@@ -190,13 +194,6 @@
         b1pre[j] = *reinterpret_cast<const f32x4*>(a.P + o.b1 + PR_CH * (c < nchunk ? c : c0) + 4 * lane);
       }
     }
-    if (RT == 1 && PR_W2TOP) {
-#pragma unroll
-      for (int ks = 0; ks < 8; ks++)
-#pragma unroll
-        for (int nt = 0; nt < 2; nt++)
-          w2f[ks][nt] = *reinterpret_cast<const bf16x8*>(W2 + (long)(16 * nt + i) * a.FF + PR_CH * c0 + 32 * ks + 8 * g);
-    }
     if (sv0) {
 #pragma unroll
       for (int rt = 0; rt < RT; rt++)
@@ -211,23 +208,23 @@
 #pragma unroll
       for (int rt = 0; rt < RT; rt++) xf[rt] = *reinterpret_cast<const bf16x8*>(xb + (16 * rt + i) * XB_P + 8 * g);
 #pragma unroll
-      for (int nt = 0; nt < 6; nt++) {
-        const bf16x8 wf = inw[nt];
-        const f32x4 bias = inb[nt];
+      for (int k3 = 0; k3 < 3; k3++) {
+        const int nt = 2 * k3 + qt;
+        const bf16x8 wf = inw[k3];
+        const f32x4 bias = inb[k3];
 #pragma unroll
         for (int rt = 0; rt < RT; rt++) {
           f32x4 acc = bias;
           acc = __builtin_amdgcn_mfma_f32_16x16x32_bf16(wf, xf[rt], acc, 0, 0, 0);
           *reinterpret_cast<f32x4*>(qkv + (16 * rt + i) * QKV_P + 16 * nt + 4 * g) = acc;
-          if (sv0) *reinterpret_cast<f32x4*>(S.qkv + rrow[rt] * 3 * PR_D + 16 * nt + 4 * g) = acc;
+          if (svq) *reinterpret_cast<f32x4*>(S.qkv + rrow[rt] * 3 * PR_D + 16 * nt + 4 * g) = acc;
         }
       }
     }
     lds_sync();
     PR_STAMP(1);
-#pragma unroll
-    for (int j = 0; j < 2 * RT; j++) {
-      const int p = lane + 64 * j, h = p / T, qi = p % T;
+    {
+      const int p = lane & (2 * T - 1), h = 2 * w + p / T, qi = p % T;
       f32x4 q = *reinterpret_cast<const f32x4*>(qkv + qi * QKV_P + PR_HD * h);
 #pragma unroll
       for (int e = 0; e < 4; e++) q[e] *= 0.5f * 1.44269504088896341f;
@@ -250,15 +247,17 @@
 #pragma unroll
         for (int e = 0; e < 4; e++) ov[e] += pr * vv[e];
       }
-      *reinterpret_cast<bf16x4*>(xb + qi * XB_P + PR_HD * h) = bf16x4{(__bf16)ov[0], (__bf16)ov[1], (__bf16)ov[2], (__bf16)ov[3]};
-      if (sv0) *reinterpret_cast<f32x4*>(S.att + ((long)b * T + qi) * PR_D + PR_HD * h) = ov;
-    }
-    lds_sync();
+      if (lane < 2 * T) {
+        *reinterpret_cast<bf16x4*>(xatt + qi * XB_P + PR_HD * h) = bf16x4{(__bf16)ov[0], (__bf16)ov[1], (__bf16)ov[2], (__bf16)ov[3]};
+        if (a.save) *reinterpret_cast<f32x4*>(S.att + ((long)b * T + qi) * PR_D + PR_HD * h) = ov;
+      }
+    }
+    __syncthreads();
     PR_STAMP(2);
     {
       bf16x8 af[RT];
 #pragma unroll
-      for (int rt = 0; rt < RT; rt++) af[rt] = *reinterpret_cast<const bf16x8*>(xb + (16 * rt + i) * XB_P + 8 * g);
+      for (int rt = 0; rt < RT; rt++) af[rt] = *reinterpret_cast<const bf16x8*>(xatt + (16 * rt + i) * XB_P + 8 * g);
 #pragma unroll
       for (int nt = 0; nt < 2; nt++) {
         const bf16x8 wf = outw[nt];
@@ -280,7 +279,6 @@
         }
       }
     }
-    lds_sync();
     put_xb(x);
     lds_sync();
     PR_STAMP(3);
@@ -298,14 +296,12 @@
 #pragma unroll
       for (int nt = 0; nt < 2; nt++)
         y[rt][nt] = w == 0 ? b2v[nt] : f32x4{0.f, 0.f, 0.f, 0.f};
-    for (int c = w; c < nchunk; c += 4) {
-      if (RT != 1 || !PR_W2TOP || c != w) {
-#pragma unroll
-        for (int ks = 0; ks < 8; ks++)
-#pragma unroll
-          for (int nt = 0; nt < 2; nt++)
-            w2f[ks][nt] = *reinterpret_cast<const bf16x8*>(W2 + (long)(16 * nt + i) * a.FF + PR_CH * c + 32 * ks + 8 * g);
-      }
+    auto ffn_chunk = [&](const int c, const bool more) {
+#pragma unroll
+      for (int ks = 0; ks < 8; ks++)
+#pragma unroll
+        for (int nt = 0; nt < 2; nt++)
+          w2f[ks][nt] = *reinterpret_cast<const bf16x8*>(W2 + (long)(16 * nt + i) * a.FF + PR_CH * c + 32 * ks + 8 * g);
 #pragma unroll
       for (int nt = 0; nt < 16; nt++) {
         const f32x4 bias = b1_staged ? *reinterpret_cast<const f32x4*>(b1_s[w] + PR_CH * ((c - w) >> 2) + 16 * nt + 4 * g)
@@ -320,7 +316,7 @@
         }
       }
       lds_sync();
-      if (c + 4 < nchunk) {
+      if (more) {
 #pragma unroll
         for (int nt = 0; nt < 16; nt++)
           w1f[nt] = *reinterpret_cast<const bf16x8*>(W1 + (long)(PR_CH * (c + 4) + 16 * nt + i) * PR_D + 8 * g);
@@ -335,7 +331,8 @@
         }
       }
       lds_sync();
-    }
+    };
+    for (int c = w; c < nchunk; c += 4) ffn_chunk(c, c + 4 < nchunk);
     PR_STAMP(4);
     {
       float* yp = ypart[l & 1][w];
@@ -359,7 +356,20 @@
     for (int rt = 0; rt < RT; rt++) layer_norm32_r(x[rt], n2w, n2b, g, sv0 ? S.st2 + 2 * rrow[rt] : nullptr);
     PR_STAMP(5);
   }
-  if (w != 0) return;
+  if (w != 0) {
+    if (a.xrow) {
+      const int u0 = a.x_P >> 3, nu = 16 - u0, K = a.x_P + a.x_E;
+      for (int e = (int)threadIdx.x - 64; e < a.x_Tm * nu; e += 192) {
+        const int t = e / nu, c = 8 * (u0 + e - t * nu);
+        const float* er = a.xemb + ((long)b * T + t) * a.x_ld;
+        bf16x8 v;
+#pragma unroll
+        for (int j = 0; j < 8; j++) v[j] = (__bf16)(c + j < K ? er[c + j - a.x_P] : 0.f);
+        *reinterpret_cast<bf16x8*>(a.xrow + ((long)t * a.B + b) * 128 + c) = v;
+      }
+    }
+    return;
+  }
 #pragma unroll
   for (int nt = 0; nt < 2; nt++) {
     f32x4 s = x[0][nt];
@@ -387,9 +397,19 @@
   }
   if (lane < 2 * A) a.head[(long)b * 2 * A + lane] = h;
   const float vr = __shfl(h, (lane + A) & 63, 64);
+  float pl = 0.f;
   if (lane < A) {
     const float sd = (vr > 20.f ? vr : log1pf(expf(vr))) + a.min_std;
-    a.plan[(long)b * A + lane] = tanhf(h + heps * sd);
+    pl = tanhf(h + heps * sd);
+    a.plan[(long)b * A + lane] = pl;
+  }
+  if (!a.xrow) return;
+  if (lane < A) xb[lane] = (__bf16)pl;
+  lds_sync();
+  const int u0 = a.x_P >> 3;
+  for (int e = lane; e < a.x_Tm * u0; e += 64) {
+    const int t = e / u0, c = 8 * (e - t * u0);
+    *reinterpret_cast<bf16x8*>(a.xrow + ((long)t * a.B + b) * 128 + c) = *reinterpret_cast<const bf16x8*>(xb + c);
   }
 }
 
@@ -1010,10 +1030,12 @@
 extern "C" int tacorl_pr_encoder_fused_train_supported(int D, int T, int H, int FF, int L) {
   return D == PR_D && tacorl_pr_encoder_fused_supported(D, T, H, FF, L) ? 1 : 0;
 }
+struct PrRows { void* out; const float* emb; int ld, Tm, P, E; };
 static int pr_encoder_fused_launch(const float* emb, int ld_emb, const float* params, const void* params_bf16,
                                    const long* offsets, float* pooled, int B, int D, int T, int H, int FF, int L,
                                    const float* Wc, const float* bc, const float* eps, float* head, float* plan, int A,
-                                   float min_std, tacorl_stream_t stream, float* const* save = nullptr) {
+                                   float min_std, tacorl_stream_t stream, float* const* save = nullptr,
+                                   const PrRows* rows = nullptr) {
   if (!tacorl_pr_encoder_fused_supported(D, T, H, FF, L) || ld_emb % 4 || B < 1) return TACORL_EINVAL;
   if (((uintptr_t)emb | (uintptr_t)params | (uintptr_t)params_bf16 | (uintptr_t)pooled) & 15) return TACORL_EINVAL;
   PrArgs a{};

----------------

WHAT THE TASK ASKS:
Starting at the line that contains "if (!tacorl_pr_encoder_fused_supported(D, T, H, FF, L)", copy each line exactly through the end of the listing above. Include that first line and the last one, and add nothing.

OUTPUT BELOW:
   if (!tacorl_pr_encoder_fused_supported(D, T, H, FF, L) || ld_emb % 4 || B < 1) return TACORL_EINVAL;
   if (((uintptr_t)emb | (uintptr_t)params | (uintptr_t)params_bf16 | (uintptr_t)pooled) & 15) return TACORL_EINVAL;
   PrArgs a{};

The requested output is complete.